Well, before dosing anything, you may want to do something about the lighting. It's a tad over 1watts/usgl. Your plants won't use up nutrients that fast and CO2 isn't really a big help at this point


----------



## Wasserpest (Jun 12, 2003)

These are all good suggestion, but... if you are content with the current rate of growth, there is no need to immediately jump into CO2 injection, NO3 addition, and PO4 monitoring.

Most, if not all newly setup planted tanks go through a cycle of various algae, and often a little patience goes a long way. If you give it a few weeks, the algae might disappear all by themselves.

Plants -- if they grow -- will eventually grow out of it.

Most ppl here go crazy with wattage and dumping ferts and injecting CO2, but you can be successful with a low light, slower growing, lower maintenance tank as well!


----------



## donkey (Jul 13, 2004)

Thanks for all the help so far guys .this is really a big help to me 

@ djlen thanks for the link mate .but as i am in England i dont think they will ship here .

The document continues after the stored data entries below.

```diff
diff --git a/nefes_amd/csrc/field_h3.h b/nefes_amd/csrc/field_h3.h
--- a/nefes_amd/csrc/field_h3.h
+++ b/nefes_amd/csrc/field_h3.h
@@ -119,12 +119,57 @@
     return x;
 #endif
 }
-template <bool CAPTURE, int NX, int NWORDS, int T0 = 0>
+template <bool DOT>
+struct SigmaDotRefs {};
+template <>
+struct SigmaDotRefs<true> {
+    const char* wp;
+    float2& nw;
+    float& s0;
+    float& s1;
+    float& t;
+};
+__device__ __forceinline__ int h3_pair_off(int q, int p) {
+    const int r0 = (q & 1) * 8 + 2 * p;
+    return ((q >> 1) * 32 + 8 * (r0 >> 2) + (r0 & 3)) * 4;
+}
+template <bool DOT>
+__device__ __forceinline__ void sigma_dot_pair(const SigmaDotRefs<DOT>& d, const PairRegs& s, int q, int p) {
+    if constexpr (DOT) {
+        const float2 w = d.nw;
+        const int qn = p == 3 ? q + 1 : q, pn = p == 3 ? 0 : p + 1;
+        d.nw = *(const float2*)(d.wp + h3_pair_off(qn, pn));
+        if ((q & 1) == 0 && p == 0) {
+            d.s0 = s.x0 * w.x;
+            d.s1 = s.x1 * w.y;
+        } else {
+            d.s0 = __builtin_fmaf(s.x0, w.x, d.s0);
+            d.s1 = __builtin_fmaf(s.x1, w.y, d.s1);
+        }
+        if ((q & 1) == 1 && p == 3) d.t = d.t + (d.s0 + d.s1);
+    }
+}
+template <bool DOT>
+__device__ __forceinline__ SigmaDotRefs<DOT> sigma_dot_refs(const char* wp, float2& nw, float& s0, float& s1, float& t) {
+    if constexpr (DOT) return {wp, nw, s0, s1, t};
+    else return {};
+}
+template <class T, class = void>
+struct h3_src_dot { static constexpr bool value = false; };
+template <class T>
+struct h3_src_dot<T, decltype((void)T::kDot)> { static constexpr bool value = T::kDot; };
+template <class SrcFn>
+__device__ __forceinline__ void h3_stage_d(const SrcFn& src, const PairRegs& s, int q, int p) {
+    if constexpr (h3_src_dot<SrcFn>::value) sigma_dot_pair(src.dot, s, q, p);
+}
+template <bool CAPTURE, int NX, int NWORDS, int T0 = 0, bool DOT = false>
 struct ReluSplitH {
+    static constexpr bool kDot = DOT;
     const f32x16 (&X)[NX];
     uint32_t (&bits)[NWORDS];
     float r;
     float& m;
+    SigmaDotRefs<DOT> dot;
     __device__ __forceinline__ void stage_a(PairRegs& s, int q, int p) const {
         s.x0 = acc_read(X[T0 + (q >> 1)][(q & 1) * 8 + 2 * p]);
         s.x1 = acc_read(X[T0 + (q >> 1)][(q & 1) * 8 + 2 * p + 1]);
@@ -144,8 +189,9 @@
     template <bool NOP>
     __device__ __forceinline__ void stage_c2(Split2& o, int p, const PairRegs& s) const { split_pair_lo<NOP>(o, p, s.x0, s.x1, r); }
 };
-template <bool CAPTURE, int NX, int NWORDS>
+template <bool CAPTURE, int NX, int NWORDS, bool DOT = false>
 struct ReluBiasSplitH {
+    static constexpr bool kDot = DOT;
     const f32x16 (&X)[NX];
     uint32_t (&bits)[NWORDS];
     float r;
@@ -153,10 +199,8 @@
     const char* bp;
     float bs;
     float2& nb;
-    static __device__ __forceinline__ int pair_off(int q, int p) {
-        const int r0 = (q & 1) * 8 + 2 * p;
-        return ((q >> 1) * 32 + 8 * (r0 >> 2) + (r0 & 3)) * 4;
-    }
+    SigmaDotRefs<DOT> dot;
+    static __device__ __forceinline__ int pair_off(int q, int p) { return h3_pair_off(q, p); }
     static __device__ __forceinline__ float2 prime(const char* bp_) { return *(const float2*)(bp_ + pair_off(0, 0)); }
     __device__ __forceinline__ void stage_a(PairRegs& s, int q, int p) const {
         const float2 b = nb;
@@ -299,7 +343,8 @@
     }
 };
 
-struct StagedRing {
+template <bool SKIP = false>
+struct StagedRingT {
     const char* src;
     uint32_t n_slabs;
     uint32_t g_next;
@@ -309,12 +354,18 @@
     char* my_lds;
     f32x4 pf;
     f32x4 stage[NEFES_SLAB_PIECES];
+    uint32_t skip;
 
     __device__ __forceinline__ void load_piece(int q) {
         stage[q] = *(const f32x4*)(src + (size_t)g_next * NEFES_SLAB_BYTES + my_off + q * 1024);
     }
-    __device__ __forceinline__ void init(const char* stream, uint32_t nslabs, char* ring_base, int wave, int lane) {
-        src = stream; n_slabs = nslabs;
+    __device__ __forceinline__ void advance() {
+        uint32_t g = g_next + 1;
+        if (SKIP && g == skip) ++g;
+        g_next = g >= n_slabs ? 0 : g;
+    }
+    __device__ __forceinline__ void init(const char* stream, uint32_t nslabs, char* ring_base, int wave, int lane, uint32_t skip_slab = ~0u) {
+        src = stream; n_slabs = nslabs; skip = skip_slab;
         my_off = (uint32_t)(wave * NEFES_SLAB_PIECES * 1024 + lane * 16);
         my_lds = ring_base + my_off;
         g_next = 0; c_slot = 0; cur_off = 0;
@@ -322,22 +373,22 @@
         for (int q = 0; q < NEFES_SLAB_PIECES; ++q) load_piece(q);
 #pragma unroll
         for (int q = 0; q < NEFES_SLAB_PIECES; ++q) *(f32x4*)(my_lds + q * 1024) = stage[q];
-        g_next = n_slabs > 1 ? 1 : 0;
+        if (SKIP) advance(); else g_next = n_slabs > 1 ? 1 : 0;
 #pragma unroll
         for (int q = 0; q < NEFES_SLAB_PIECES; ++q) load_piece(q);
-        g_next = (g_next + 1 == n_slabs) ? 0 : g_next + 1;
+        if (SKIP) advance(); else g_next = (g_next + 1 == n_slabs) ? 0 : g_next + 1;
     }
     __device__ __forceinline__ void store_piece(int q) {
         *(f32x4*)(my_lds + (c_slot ^ 1u) * NEFES_SLAB_BYTES + q * 1024) = stage[q];
     }
     __device__ __forceinline__ void fetch_piece(int q) {
         load_piece(q);
-        if (q == NEFES_SLAB_PIECES - 1) g_next = (g_next + 1 == n_slabs) ? 0 : g_next + 1;
+        if (q == NEFES_SLAB_PIECES - 1) { if (SKIP) advance(); else g_next = (g_next + 1 == n_slabs) ? 0 : g_next + 1; }
     }
     __device__ __forceinline__ void issue_piece(int q) {
         *(f32x4*)(my_lds + (c_slot ^ 1u) * NEFES_SLAB_BYTES + q * 1024) = stage[q];
         load_piece(q);
-        if (q == NEFES_SLAB_PIECES - 1) g_next = (g_next + 1 == n_slabs) ? 0 : g_next + 1;
+        if (q == NEFES_SLAB_PIECES - 1) { if (SKIP) advance(); else g_next = (g_next + 1 == n_slabs) ? 0 : g_next + 1; }
     }
     __device__ __forceinline__ uint32_t acquire() {
         asm volatile("s_waitcnt lgkmcnt(0)" ::: "memory");
@@ -353,6 +404,7 @@
     }
     __device__ __forceinline__ void drain() {}
 };
+using StagedRing = StagedRingT<false>;
 
 __device__ __forceinline__ void mfma_h3_asm(f32x16& c, const f32x4& a, const u32x4& b) {
     asm volatile("v_mfma_f32_32x32x16_f16 %0, %1, %2, %0" : "+a"(c) : "v"(a), "v"(b));
@@ -391,6 +443,7 @@
         for (int pp = 0; pp < 4; ++pp) {
             src.stage_a(s0, 0, pp);
             src.stage_b(s0);
+            h3_stage_d(src, s0, 0, pp);
             if (pp == 3) src.template stage_c<true>(B0, pp, s0);
             else src.template stage_c<false>(B0, pp, s0);
         }
@@ -446,6 +499,7 @@
                 __builtin_amdgcn_sched_barrier(0);
                 if (host) src.stage_b(ps[pp]);
                 if (host && uu != acq_u) h2 = *(const f32x4*)(pn);
+                if (tail) h3_stage_d(src, ps[pp], q + 1, pp);
                 if (!host) {
 #pragma unroll
                     for (int qq = 0; qq < NEFES_SLAB_PIECES; ++qq)
@@ -504,6 +558,7 @@
         for (int pp = 0; pp < 4; ++pp) {
             src.stage_a(s0, 0, pp);
             src.stage_b(s0);
+            h3_stage_d(src, s0, 0, pp);
             if (pp == 3) src.template stage_c<true>(B, pp, s0);
             else src.template stage_c<false>(B, pp, s0);
         }
@@ -559,6 +614,7 @@
                             PairRegs s1;
                             src.stage_a(s1, q + 1, pp);
                             src.stage_b(s1);
+                            h3_stage_d(src, s1, q + 1, pp);
                             if (pp == 3) src.template stage_c<true>(Bn, pp, s1);
                             else src.template stage_c<false>(Bn, pp, s1);
 #pragma unroll
```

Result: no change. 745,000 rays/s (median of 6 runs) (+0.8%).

@ ninoboy the tank has 2 four foot tubes over it and you say this is on the low side .how do you work out how much light is needed ? the plants seem to be growing ok in fact some of them are now growing out of the water .

@ Wasserpest .i think i will do as you say and give it a few more weeks to see how it goes maybe at a later stage i might need to add another tube .

and thanks again for the help guys its very good of you all to help like this


----------



## donkey (Jul 13, 2004)

quick update .i have just put 4 Otocinculus in the tank to see if they can keep the algae down a bit .


----------



## donkey (Jul 13, 2004)

another quick update  
i did say i had 2 four foot tritons over this tank .sorry i got it wrong  i have one triton 36 watt and one power glo 40 watt and both lamps are 4 foot long 
:fish:


----------



## donkey (Jul 13, 2004)

me again :tongue: 
this is a list of the plants that i have @ the moment 
Crypt Nevillii, E Tenellus, Pygmy chain sword, Green Ludwigia, Amazon sword, Indian Fern, Vallis Corkscrew, Aponogeton Crispus Crypt Wendtii, Red Amazon Sword, H Polysperma and Vallis Torta

:fish:


----------



## ninoboy (Jan 26, 2004)

Like Wasserpest said, if they are growing well, you don't need to do anything just yet. I was worried that you gonna dose PO4 or PMDD stuffs to soon. Dosing it too soon may cause more algae.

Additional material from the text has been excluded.